The conference will focus on “Leveraging Available Resources and Creating Innovative Approaches for Rural Rehabilitation in Arkansas,” involving 20 private, government, federal and non-profit organizations. Their goal is to give entrepreneurs and small businesses the resources to start and expand their businesses.

Topics will include building effective business relationships, obtaining the right capital and how to sell goods and services to the government,

Space is limited. You can register by calling Arkansas Human Development Corp. by phone (800) 482-7641 or (501) 374-1103, ext. 10 or online at

The event is sponsored by the Arkansas Department of Human Resources, the Arkansas Human Development Corporation, the Arkansas Center for Small Business Development and Technology and the United States Department of Agriculture.

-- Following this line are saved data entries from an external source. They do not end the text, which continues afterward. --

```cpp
hipError_t launch_fwd_v6(const AttnArgs& a, bool causal, int var, hipStream_t st, bool* handled) {
  *handled = false;
  const bool one_wg = (var & (1 << 20)) != 0;
  var &= ~(1 << 20);
  const bool split = (var & 16) != 0;
  const bool dual = (var & 256) != 0;
  const bool rg = (var & 65536) != 0;
  if (causal != ((var & 32) != 0) || a.d != 64 || (!rg && a.N % kBK != 0) || a.N < 2 * kBK) return hipSuccess;
  if (split && (a.N % (2 * kBK) != 0 || a.N < 4 * kBK)) return hipSuccess;
  if (dual && a.N % (4 * kBQ / 2) != 0) return hipSuccess;
  const int64_t lim = (int64_t)1 << 31;
  if (((int64_t)a.N + 2 * kBK) * a.sk[2] * 2 >= lim || ((int64_t)a.N + 2 * kBK) * a.sv[2] * 2 >= lim)
    return hipSuccess;
  *handled = true;
  const size_t smem = (size_t)(split || dual ? 2 : 1) * (kKSlots + (var & 512 ? 4 : kVSlots)) * TILE * sizeof(bf16);
  void (*kern)(AttnArgs, int) = nullptr;
  switch (var) {
    case 66: kern = fa_fwd_bf16_v6<66>; break;
    case 18: kern = fa_fwd_bf16_v6<18>; break;
    case 98: kern = fa_fwd_bf16_v6<98>; break;
    case 610: kern = fa_fwd_bf16_v6<610>; break;
    case 16482: kern = fa_fwd_bf16_v6<16482>; break;
    case 16450: kern = fa_fwd_bf16_v6<16450>; break;
    case 65602: kern = fa_fwd_bf16_v6<65602>; break;
    case 65634: kern = fa_fwd_bf16_v6<65634>; break;
    case 82018: kern = fa_fwd_bf16_v6<82018>; break;
#ifdef MT_DIAGNOSTICS
    case 354: kern = fa_fwd_bf16_v6<354>; break;
    case 1090: kern = fa_fwd_bf16_v6<1090>; break;
    case 2114: kern = fa_fwd_bf16_v6<2114>; break;
    case 3138: kern = fa_fwd_bf16_v6<3138>; break;
    case 4162: kern = fa_fwd_bf16_v6<4162>; break;
    case 8258: kern = fa_fwd_bf16_v6<8258>; break;
    case 5186: kern = fa_fwd_bf16_v6<5186>; break;
    case 32834: kern = fa_fwd_bf16_v6<32834>; break;
    case 102: kern = fa_fwd_bf16_v6<102>; break;
    case 16994: kern = fa_fwd_bf16_v6<16994>; break;
    case 16486: kern = fa_fwd_bf16_v6<16486>; break;
    case 16998: kern = fa_fwd_bf16_v6<16998>; break;
    case 614: kern = fa_fwd_bf16_v6<614>; break;
    case 194: kern = fa_fwd_bf16_v6<194>; break;
    case 2: kern = fa_fwd_bf16_v6<2>; break;
    case 34: kern = fa_fwd_bf16_v6<34>; break;
    case 82: kern = fa_fwd_bf16_v6<82>; break;
    case 0: kern = fa_fwd_bf16_v6<0>; break;
    case 6: kern = fa_fwd_bf16_v6<6>; break;
    case 10: kern = fa_fwd_bf16_v6<10>; break;
    case 1: kern = fa_fwd_bf16_v6<1>; break;
#endif
    default: return hipErrorInvalidValue;
  }
  const size_t smem_launch = one_wg && smem < 96 * 1024 ? (size_t)96 * 1024 : smem;
  hipError_t e = hipFuncSetAttribute((const void*)kern, hipFuncAttributeMaxDynamicSharedMemorySize, (int)smem_launch);
  if (e != hipSuccess) return e;
  const bool w4 = (var & 16384) != 0;
  const int bq = split || dual || w4 ? kBQ / 2 : kBQ;
  const int nqb = (a.N + bq - 1) / bq;
  const int64_t nblk = (int64_t)(dual ? nqb / 4 : causal ? (nqb + 1) / 2 : nqb) * a.B * a.H;
  if (nblk > 0x7fffffff) return hipErrorInvalidValue;
  hipLaunchKernelGGL(kern, dim3((unsigned)nblk), dim3(w4 ? 32 * kNW : 64 * kNW), smem_launch, st, a, nqb);
  return hipGetLastError();
}

}
```

### llmsys-project-flashattn_amd/minitorch/_hip.py

```python
from __future__ import annotations

import ctypes
import os
from typing import Optional, Sequence

_HERE = os.path.dirname(os.path.abspath(__file__))
LIB_PATH = os.environ.get("MT_HIP_LIB") or os.path.join(_HERE, "_lib", "libminitorch_hip.so")

MT_F32 = 0
MT_BF16 = 1

_lib = None

_i64 = ctypes.c_int64
_int = ctypes.c_int
_vp = ctypes.c_void_p
_fp = ctypes.POINTER(ctypes.c_float)
_i64p = ctypes.POINTER(ctypes.c_int64)
_ip = ctypes.POINTER(ctypes.c_int)
_vpp = ctypes.POINTER(ctypes.c_void_p)

_PROTOS = {
    "mt_last_error": (ctypes.c_char_p, []),
    "mt_abi_version": (_int, []),
    "mt_flash_set_kernel_policy": (_int, [_int]),
    "mt_flash_get_kernel_policy": (_int, []),
    "mt_scratch_bytes": (_i64, []),
    "mt_scratch_release": (_int, []),
    "mt_flash_attn_fwd": (_int, [_int, _int, _vp, _vp, _vp, _vp, _vp, _vp, _i64, _i64, _i64, _i64,
                                 _i64p, _i64p, _i64p, _i64p, _vp]),
    "mt_flash_attn_fwd_varlen": (_int, [_int, _int, _vp, _vp, _vp, _vp, _vp, _vp, _i64, _i64, _i64,
                                        _i64, _i64p, _i64p, _i64p, _i64p, _vp, _vp]),
    "mt_flash_attn_bwd_workspace_bytes": (_i64, [_i64, _i64, _i64, _i64]),
    "mt_flash_attn_bwd": (_int, [_int, _int, _vp, _vp, _vp, _vp, _vp, _vp, _vp, _vp, _vp, _vp,
                                 _i64, _i64, _i64, _i64, _i64p, _vp, _vp]),
    "mt_flash_attn_bwd_varlen": (_int, [_int, _int, _vp, _vp, _vp, _vp, _vp, _vp, _vp, _vp, _vp, _vp,
                                        _i64, _i64, _i64, _i64, _i64p, _vp, _vp, _vp]),
    "mt_flash_attn_bwd_v3": (_int, [_int, _int, _vp, _vp, _vp, _vp, _vp, _vp, _vp, _vp, _vp, _vp,
                                    _i64, _i64, _i64, _i64, _i64p, _vp, _vp, _i64, _vp]),
    "mt_flash_attn_decode_splits": (_int, [_int, _i64, _i64, _i64, _i64, _i64, _i64p, _i64p]),
    "mt_flash_attn_decode_workspace_bytes": (_i64, [_int, _i64, _i64, _i64, _i64, _i64]),
    "mt_flash_attn_decode": (_int, [_int, _int, _vp, _vp, _vp, _vp, _vp, _vp, _i64, _i64, _i64, _i64, _i64,
                                    _i64p, _i64p, _i64p, _i64p, _vp, _vp, _i64, _vp]),
    "mt_flash_attn_decode_gqa_splits": (_int, [_int, _i64, _i64, _i64, _i64, _i64, _i64, _i64p, _i64p]),
    "mt_flash_attn_decode_gqa_workspace_bytes": (_i64, [_int, _i64, _i64, _i64, _i64, _i64, _i64]),
    "mt_flash_attn_decode_gqa": (_int, [_int, _int, _vp, _vp, _vp, _vp, _vp, _vp, _i64, _i64, _i64, _i64, _i64, _i64,
                                        _i64p, _i64p, _i64p, _i64p, _vp, _vp, _i64, _vp]),
    "mt_flash_attn_extend_plan": (_int, [_int, _i64, _i64, _i64, _i64, _i64, _i64, _i64p, _i64p]),
    "mt_flash_attn_extend": (_int, [_int, _int, _vp, _vp, _vp, _vp, _vp, _vp, _i64, _i64, _i64, _i64, _i64, _i64,
                                    _i64p, _i64p, _i64p, _i64p, _vp, _vp, _vp]),
    "mt_kv_cache_append": (_int, [_int, _vp, _vp, _vp, _vp, _i64, _i64, _i64, _i64, _i64,
                                  _i64p, _i64p, _i64p, _i64p, _vp, _vp]),
    "mt_select_token": (_int, [_vp, _i64, _i64, _i64, ctypes.c_float, _i64, ctypes.c_uint64, _vp, _i64,
                               _vp, _vp, _vp, _vp, _i64, _vp, _vp]),
    "mt_attn_softmax_fw": (_int, [_vp, _vp, _vp, _i64, _i64, _i64, _i64, _i64p, _int, _vp]),
    "mt_attn_softmax_bw": (_int, [_vp, _vp, _vp, _i64, _i64, _vp]),
    "mt_layernorm_fw": (_int, [_vp, _vp, _vp, _vp, _vp, _vp, _i64, _i64, _vp]),
    "mt_bias_gelu_fw": (_int, [_vp, _vp, _vp, _i64, _i64, _vp]),
    "mt_bias_gelu_bw": (_int, [_vp, _vp, _vp, _vp, _i64, _i64, _vp]),
    "mt_dropout": (_int, [_vp, _vp, _i64, ctypes.c_float, ctypes.c_float, ctypes.c_uint64, _vp]),
    "mt_dropout_dseed": (_int, [_vp, _vp, _i64, ctypes.c_float, ctypes.c_float, _vp, _vp]),
    "mt_embedding_fw": (_int, [_vp, _vp, _vp, _i64, _i64, _i64, _vp]),
    "mt_embedding_bw": (_int, [_vp, _vp, _vp, _i64, _i64, _i64, _vp]),
    "mt_softmax_xent_fw": (_int, [_vp, _vp, _vp, _vp, _i64, _i64, _vp]),
    "mt_softmax_xent_bw": (_int, [_vp, _vp, _vp, _vp, _vp, _i64, _i64, _vp]),
    "mt_layernorm_bw_workspace_bytes": (_i64, [_i64, _i64]),
    "mt_layernorm_bw": (_int, [_vp] * 9 + [_i64, _i64, _vp, _vp]),
    "mt_tensor_map": (_int, [_int, _vp, _i64p, _i64p, _int, _vp, _i64p, _i64p, _int, _vp]),
    "mt_tensor_zip": (_int, [_int, _vp, _i64p, _i64p, _int, _vp, _i64p, _i64p, _int,
                             _vp, _i64p, _i64p, _int, _vp]),
    "mt_tensor_reduce": (_int, [_int, _vp, _i64p, _i64p, _vp, _i64p, _i64p, _int, _int,
                                ctypes.c_float, _vp]),
    "mt_matmul_f32": (_int, [_vp, _vp, _vp, _i64, _i64, _i64, _i64, _i64p, _i64p, _i64p, _vp]),
    "mt_rand_uniform": (_int, [_vp, _i64, ctypes.c_uint64, _vp]),
    "mt_adam_step": (_int, [_int, _vpp, _vpp, _vpp, _vpp, _i64p, ctypes.c_double, ctypes.c_double,
                            ctypes.c_double, ctypes.c_double, _vp]),
    "mt_adam_step_dstep": (_int, [_int, _vpp, _vpp, _vpp, _vpp, _i64p, ctypes.c_double, ctypes.c_double,
                                  ctypes.c_double, _vp, _vp]),
    "mt_set_gemm_backend": (None, [_int]),
    "mt_matmul_f32_plan": (_int, [_int, _i64, _i64, _i64, _i64, _i64p, _i64p, _i64p, _vp, _vp, _vp,
                                  ctypes.POINTER(ctypes.c_int32)]),
    "launch_attn_softmax": (None, [_fp, _fp, _int, _int, _int, _int, ctypes.c_bool, _vp]),
    "launch_attn_softmax_bw": (None, [_fp, _fp, _int, _int, _vp]),
# ... 121 lines not shown
def _check_dev(*ts) -> None:
    for t in ts:
        if not t.is_cuda:
            raise ValueError("HIP flash attention needs device (cuda) tensors")


def _kv_arg(kv_len, B, device):
    if kv_len is None:
        return None
    torch = _torch()
    kv = torch.as_tensor(kv_len, device=device).to(torch.int32).contiguous()
    if kv.shape != (B,):
        raise ValueError(f"kv_len must have shape ({B},), got {tuple(kv.shape)}")
    return kv


def flash_fwd(q, k, v, causal: bool = False, out=None, m=None, l=None, stream: Optional[int] = None,
              kv_len=None, out_dtype=None):
    torch = _torch()
    _check_dev(q, k, v)
    B, H, N, d = q.shape
    if k.shape != q.shape or v.shape != q.shape:
        raise ValueError(f"q/k/v shapes differ: {tuple(q.shape)} {tuple(k.shape)} {tuple(v.shape)}")
    if not (q.dtype == k.dtype == v.dtype):
        raise TypeError("q/k/v dtypes differ")
    code = dtype_code(q)
    f32o = q.dtype == torch.bfloat16 and (out_dtype == torch.float32 or
                                          (out is not None and out.dtype == torch.float32))
    if out is None:
        out = torch.empty_like(q, dtype=torch.float32 if f32o else q.dtype,
                               memory_format=torch.contiguous_format)
    if f32o:
        code = 2
    if m is None:
        m = torch.empty((B, H, N), dtype=torch.float32, device=q.device)
    if l is None:
        l = torch.empty((B, H, N), dtype=torch.float32, device=q.device)
    st = stream_ptr(q.device) if stream is None else stream
    kv = _kv_arg(kv_len, B, q.device)
    if kv is None:
        check(lib().mt_flash_attn_fwd(code, int(causal), q.data_ptr(), k.data_ptr(),
                                      v.data_ptr(), out.data_ptr(), m.data_ptr(), l.data_ptr(),
                                      B, H, N, d, strides3(q), strides3(k), strides3(v),
                                      strides3(out), st), "mt_flash_attn_fwd")
    else:
        check(lib().mt_flash_attn_fwd_varlen(code, int(causal), q.data_ptr(), k.data_ptr(),
                                             v.data_ptr(), out.data_ptr(), m.data_ptr(), l.data_ptr(),
                                             B, H, N, d, strides3(q), strides3(k), strides3(v),
                                             strides3(out), kv.data_ptr(), st),
              "mt_flash_attn_fwd_varlen")
    return out, m, l


def flash_bwd(q, k, v, o, do, m, l, causal: bool = False, dq=None, dk=None, dv=None,
              workspace=None, stream: Optional[int] = None, kv_len=None):
    torch = _torch()
    _check_dev(q, k, v, o, do, m, l)
    B, H, N, d = q.shape
    dq = torch.empty_like(q, memory_format=torch.contiguous_format) if dq is None else dq
    dk = torch.empty_like(k, memory_format=torch.contiguous_format) if dk is None else dk
    dv = torch.empty_like(v, memory_format=torch.contiguous_format) if dv is None else dv
    if workspace is None:
        nbytes = lib().mt_flash_attn_bwd_workspace_bytes(B, H, N, d)
        workspace = torch.empty(nbytes // 4, dtype=torch.float32, device=q.device)
    m = m.contiguous().float()
    l = l.contiguous().float()
    strides = (ctypes.c_int64 * 24)()
    for i, t in enumerate((q, k, v, o, do, dq, dk, dv)):
        s = strides3(t)
        strides[3 * i:3 * i + 3] = list(s)
    st = stream_ptr(q.device) if stream is None else stream
    kv = _kv_arg(kv_len, B, q.device)
    args = (dtype_code(q), int(causal), q.data_ptr(), k.data_ptr(), v.data_ptr(), o.data_ptr(),
            do.data_ptr(), m.data_ptr(), l.data_ptr(), dq.data_ptr(), dk.data_ptr(), dv.data_ptr(),
            B, H, N, d, strides)
    check(lib().mt_flash_attn_bwd_v3(*args, None if kv is None else kv.data_ptr(),
                                     workspace.data_ptr(), workspace.numel() * workspace.element_size(),
                                     st), "mt_flash_attn_bwd_v3")
    return dq, dk, dv


def _decode_code(q, out, out_dtype) -> int:
    torch = _torch()
    code = dtype_code(q)
    if q.dtype == torch.bfloat16 and (out_dtype == torch.float32 or
                                      (out is not None and out.dtype == torch.float32)):
        code = 2
    return code


def decode_splits(dtype: int, B: int, H: int, Nq: int, Nk: int, d: int, Hkv: Optional[int] = None):
    span, tile = ctypes.c_int64(0), ctypes.c_int64(0)
    n = lib().mt_flash_attn_decode_gqa_splits(dtype, B, H, H if Hkv is None else Hkv, Nq, Nk, d,
                                              ctypes.byref(span), ctypes.byref(tile))
    if n <= 0:
        raise ValueError(lib().mt_last_error().decode(errors="replace"))
    return n, span.value, tile.value


def decode_workspace_bytes(dtype: int, B: int, H: int, Nq: int, Nk: int, d: int, Hkv: Optional[int] = None) -> int:
    n = lib().mt_flash_attn_decode_gqa_workspace_bytes(dtype, B, H, H if Hkv is None else Hkv, Nq, Nk, d)
    if n < 0:
        raise ValueError(lib().mt_last_error().decode(errors="replace"))
    return int(n)


# ... 173 lines not shown
```

Before: 1178 TFLOP/s.

## Stage v6 forward output through LDS for row-contiguous coalesced stores

Adds an epilogue to the v6 forward kernel that normalizes the accumulators, transposes them through a per-wave shared-memory staging area with XOR swizzling, and writes each output row as contiguous 16-byte nontemporal stores, for both fp32 and bf16 output. It also computes m/l per row in the same epilogue. The aim is to replace the scattered MFMA-layout global writes of the fp32 O tensor with fully coalesced row writes. The cost is extra LDS traffic, wave barriers, and an added __syncthreads at the end of the main loop. Separately, the dispatch logic is refactored into a helper and a plan query API is exposed.

```diff
diff --git a/include/minitorch_hip.h b/include/minitorch_hip.h
--- a/include/minitorch_hip.h
+++ b/include/minitorch_hip.h
@@ -21,6 +21,8 @@
                       void* o, float* m, float* l, int64_t B, int64_t H, int64_t N, int64_t d,
                       const int64_t* q_strides, const int64_t* k_strides,
                       const int64_t* v_strides, const int64_t* o_strides, void* stream);
+
+int mt_flash_attn_fwd_plan(int dtype, int causal, int64_t B, int64_t H, int64_t N, int64_t d);
 
 int mt_flash_attn_fwd_varlen(int dtype, int causal, const void* q, const void* k, const void* v,
                              void* o, float* m, float* l, int64_t B, int64_t H, int64_t N,
diff --git a/llmsys-project-flashattn_amd/csrc/capi_flash.hip b/llmsys-project-flashattn_amd/csrc/capi_flash.hip
--- a/llmsys-project-flashattn_amd/csrc/capi_flash.hip
+++ b/llmsys-project-flashattn_amd/csrc/capi_flash.hip
@@ -20,6 +20,7 @@
 hipError_t launch_fwd_v5(const AttnArgs& a, bool causal, int ahead, int var, hipStream_t st,
                          bool* handled);
 hipError_t launch_fwd_v6(const AttnArgs& a, bool causal, int var, hipStream_t st, bool* handled);
+bool fwd_v6_takes(const AttnArgs& a, bool causal, int var);
 hipError_t launch_fwd_d128(const AttnArgs& a, bool causal, int nw, bool dma, hipStream_t st,
                            bool* handled, int pair = 0);
 hipError_t launch_fwd_d128v2(const AttnArgs& a, bool causal, int var, hipStream_t st, bool* handled);
@@ -392,6 +393,23 @@
 }
 #endif
 
+static void fwd_v6_default_vars(const AttnArgs& a, bool causal, int (&vars)[2]) {
+  const int N = a.N;
+  const int64_t bh = (int64_t)a.B * a.H;
+  vars[0] = vars[1] = 0;
+  if (!causal) {
+    if (N % 64 == 0 && (int64_t)((N + 255) / 256) * bh >= 512) vars[0] = 66 | 16384;
+    else if ((int64_t)((N + 511) / 512) * bh >= 256) vars[0] = N % 64 ? 66 | 65536 : 66;
+    vars[1] = 18;
+  } else {
+    const int64_t w4grid = (int64_t)((N + 255) / 256 + 1) / 2 * bh;
+    const int64_t w8grid = (int64_t)((N + 511) / 512 + 1) / 2 * bh;
+    const int rg = N % 64 ? 65536 : 0;
+    if (!a.o_f32 && w4grid >= 256) vars[0] = (98 | 16384) | rg;
+    else if (a.o_f32 && !rg && w8grid >= 256) vars[0] = 610;
+  }
+}
+
 static hipError_t fwd_bf16_dispatch(const AttnArgs& a, bool causal, int pol, hipStream_t st,
                                     bool* handled) {
 #ifdef MT_DIAGNOSTICS
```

Need to hone your business writing skills?

The Arkansas Bankers’ Association is providing four opportunities Wednesday afternoon to add a little polish to business reports and messages.

The ninety minute virtual sessions will run from noon to 15:00. Sessions are designed to help all staff, from an entry-level employee looking to improve email to a senior executive hoping to convince key decision-makers, both internal and external.

Sessions will help participants communicate complex messages clearly and accurately as they learn how to use the appropriate tone and language, as well as the correct grammar for their target audience.

Participants will receive a hands-on overview of their writing skills.

Within two weeks of watching the webinar live or recorded, each participant can submit a written sample (maximum five pages) to a professional writing coach for review, criticism, and comment.